Evaluation of Psoriasis Area and Severity Index Thresholds as Proxies for Systemic Inflammation on an Individual Patient Level.
Background: Psoriasis is a chronic and systemic inflammatory disease with a loss of up to 5 life years, which is thought to be reduced by biologic treatment. Disease severity and eligibility for systemic treatment are often based on the cutaneous psoriasis area and severity index (PASI) with a cut-off of 10 in several European countries. However, it is unclear how well this cut-off reflects systemic inflammation and, consequently, the risk for the development of comorbidity.
Objectives: (1) To assess whether specific PASI thresholds, in particular PASI 10, predict elevated biomarkers of systemic inflammation and cardiovascular risk on an individual patient level. (2) To assess the association of PASI and psoriatic arthritis with biomarkers of systemic inflammation and cardiovascular risk.
Methods: Retrospective cross-sectional study of 72 psoriasis patients without systemic treatment.
Results: Overall, 68, 42, and 50% of patients had cardiovascular risk level neutrophil-to-lymphocyte ratio (NLR), C-reactive protein, and elevated platelet-to-lymphocyte ratio (PLR) values, respectively. The respective positive predictive values of PASI 10 were 70, 45, and 70. The performance of the optimal PASI cut-offs according to the Youden index was similarly weak. Subgrouping of patients with a PASI below 10 did not result in a considerably improved reflection of systemic inflammation. PLR was significantly higher in patients with moderate-to-severe compared to mild psoriasis and significantly correlated with PASI in patients with a PASI above 2 (rs = 0.266, n = 64). NLR was significantly higher in patients with psoriatic arthritis.

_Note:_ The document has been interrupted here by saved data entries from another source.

@@ -398,17 +400,18 @@
         hipLaunchKernelGGL(k_cell_means, dim3(nblocks(g.n_c)), dim3(NT), 0, ctx->stream, g.n_c, g.nv1, ctx->d_cells, ctx->d_cell_side, f, ctx->d_cbar);
 }
 template <bool PRECOND, bool TD_ONLY>
-static void launch_assemble_nodes(knp_ctx* ctx, const DevParams& P, double* at, double* ac) {
+static void launch_assemble_nodes(knp_ctx* ctx, const DevParams& P, double* at, double* ac, const double* knod_src = nullptr) {
     const KnpHostGraph& g = ctx->g;
     const int n = g.n_nodes_owned;
     if (n <= 0) return;
+    const double* knod = knod_src ? knod_src : ctx->d_knod;
     if (ctx->asm_stage > 0 && ctx->d_tc_meta) {
         const int cmax = ctx->asm_stage;
         const int dmax = ctx->asm_dmax, nv1 = g.nv1;
 #define KNP_ASMT2(GG, FF) hipLaunchKernelGGL((k_assemble_nodes_tr<PRECOND, TD_ONLY, GG, FF>), dim3(nblocks((int64_t)n * GG)), dim3(NT),                  \
                                         (size_t)(NT / GG) * (cmax + dmax) * 3 * sizeof(double), ctx->stream, n, P, cmax, ctx->d_pair_ptr, ctx->d_node_side, \
                                         ctx->d_pair_M, ctx->d_pair_K, ctx->d_tc_meta, ctx->d_tc_slot, ctx->d_tc_k, ctx->d_node_cell_ptr,              \
-                                        ctx->d_node_cell, ctx->d_cbar, at, ac, ctx->d_pair_col, ctx->d_ncv, ctx->d_knod, dmax, nv1)
+                                        ctx->d_node_cell, ctx->d_cbar, at, ac, ctx->d_pair_col, ctx->d_ncv, knod, dmax, nv1)
 #define KNP_ASMT(GG) do { if (dmax > 0) KNP_ASMT2(GG, true); else KNP_ASMT2(GG, false); } while (0)
         switch (ctx->asm_group) {
             case 4: KNP_ASMT(4); break;
@@ -426,7 +429,7 @@
 #define KNP_ASMS2(GG, FF) hipLaunchKernelGGL((k_assemble_nodes_staged<PRECOND, TD_ONLY, GG, FF>), dim3(nblocks((int64_t)n * GG)), dim3(NT),              \
                                         (size_t)(NT / GG) * (cmax + dmax) * 3 * sizeof(double), ctx->stream, n, P, cmax, ctx->d_pair_ptr, ctx->d_pair_col,  \
                                         ctx->d_node_side, ctx->d_pair_M, ctx->d_pair_K, ctx->d_contrib_ptr, ctx->d_contrib_slot, ctx->d_contrib_k, \
-                                        ctx->d_node_cell_ptr, ctx->d_node_cell, ctx->d_cbar, at, ac, ctx->d_ncv, ctx->d_knod, dmax, nv1)
+                                        ctx->d_node_cell_ptr, ctx->d_node_cell, ctx->d_cbar, at, ac, ctx->d_ncv, knod, dmax, nv1)
 #define KNP_ASMS(GG) do { if (dmax > 0) KNP_ASMS2(GG, true); else KNP_ASMS2(GG, false); } while (0)
         switch (ctx->asm_group) {
             case 4: KNP_ASMS(4); break;
@@ -2836,6 +2839,7 @@
 
 int knp_set_stream(knp_ctx* ctx, void* s) {
     CHECK_CTX(ctx);
+    KCHK(asm_invalidate(ctx));
     ctx->stream = (hipStream_t)s;
     return KNP_OK;
 }
@@ -2956,6 +2960,7 @@
     CHECK_CTX(ctx);
     if (n_ions != 3 || !z || !Di || !De) { ctx->err = "n_ions must be 3 (Na, K, Cl; KNPEMIx_problem.py:980-981)"; return KNP_E_ARG; }
     if (!(dt > 0) || !(psi > 0) || F == 0.0) { ctx->err = "dt, psi must be positive and F non-zero"; return KNP_E_ARG; }
+    KCHK(asm_invalidate(ctx));
     ctx->dt = dt; ctx->F = F; ctx->C_M = C_M; ctx->psi = psi; ctx->n_ions = 3;
     ctx->asm_dt = -1.0;
     for (int j = 0; j < 3; ++j) {
@@ -2993,6 +2998,7 @@
     if (id < 0 || id > 4096 || n_instr < 0 || (n_instr && !code) || n_consts < 0 || (n_consts && !consts)) { ctx->err = "bad program arguments"; return KNP_E_ARG; }
     int n_regs = 0;
     KCHK(validate_program(ctx, n_instr, code, n_consts, &n_regs));
+    KCHK(asm_invalidate(ctx));
     if ((int)ctx->progs.size() <= id) ctx->progs.resize(id + 1);
     KnpProgram& p = ctx->progs[id];
     p.n_regs = n_regs;
@@ -3051,6 +3057,7 @@
 int knp_set_dirichlet(knp_ctx* ctx, int32_t n, const int32_t* dofs) {
     CHECK_CTX(ctx);
     side_discard(ctx);
+    KCHK(asm_invalidate(ctx));
     if (n < 0 || (n > 0 && !dofs)) { ctx->err = "bad Dirichlet arguments"; return KNP_E_ARG; }
     for (int i = 0; i < n; ++i)
         if (dofs[i] < 0 || dofs[i] >= ctx->n_dof_owned) { ctx->err = "Dirichlet dof out of range (owned dofs only)"; return KNP_E_ARG; }
@@ -3101,15 +3108,51 @@
     return KNP_OK;
 }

Conclusion: Specific PASI thresholds were not well suited to predict elevated biomarkers of systemic inflammation and cardiovascular risk on an individual patient level. Therefore, PASI, and possibly other purely cutaneous measures, may not be ideal as stand-alone parameters to define disease severity and eligibility for systemic treatment. Our results are relevant for the ongoing discussion on the definition of psoriasis severity and eligibility for systemic treatment. Further research addressing the added value of a set of biomarkers of systemic inflammation in the assessment of psoriasis severity would be desirable.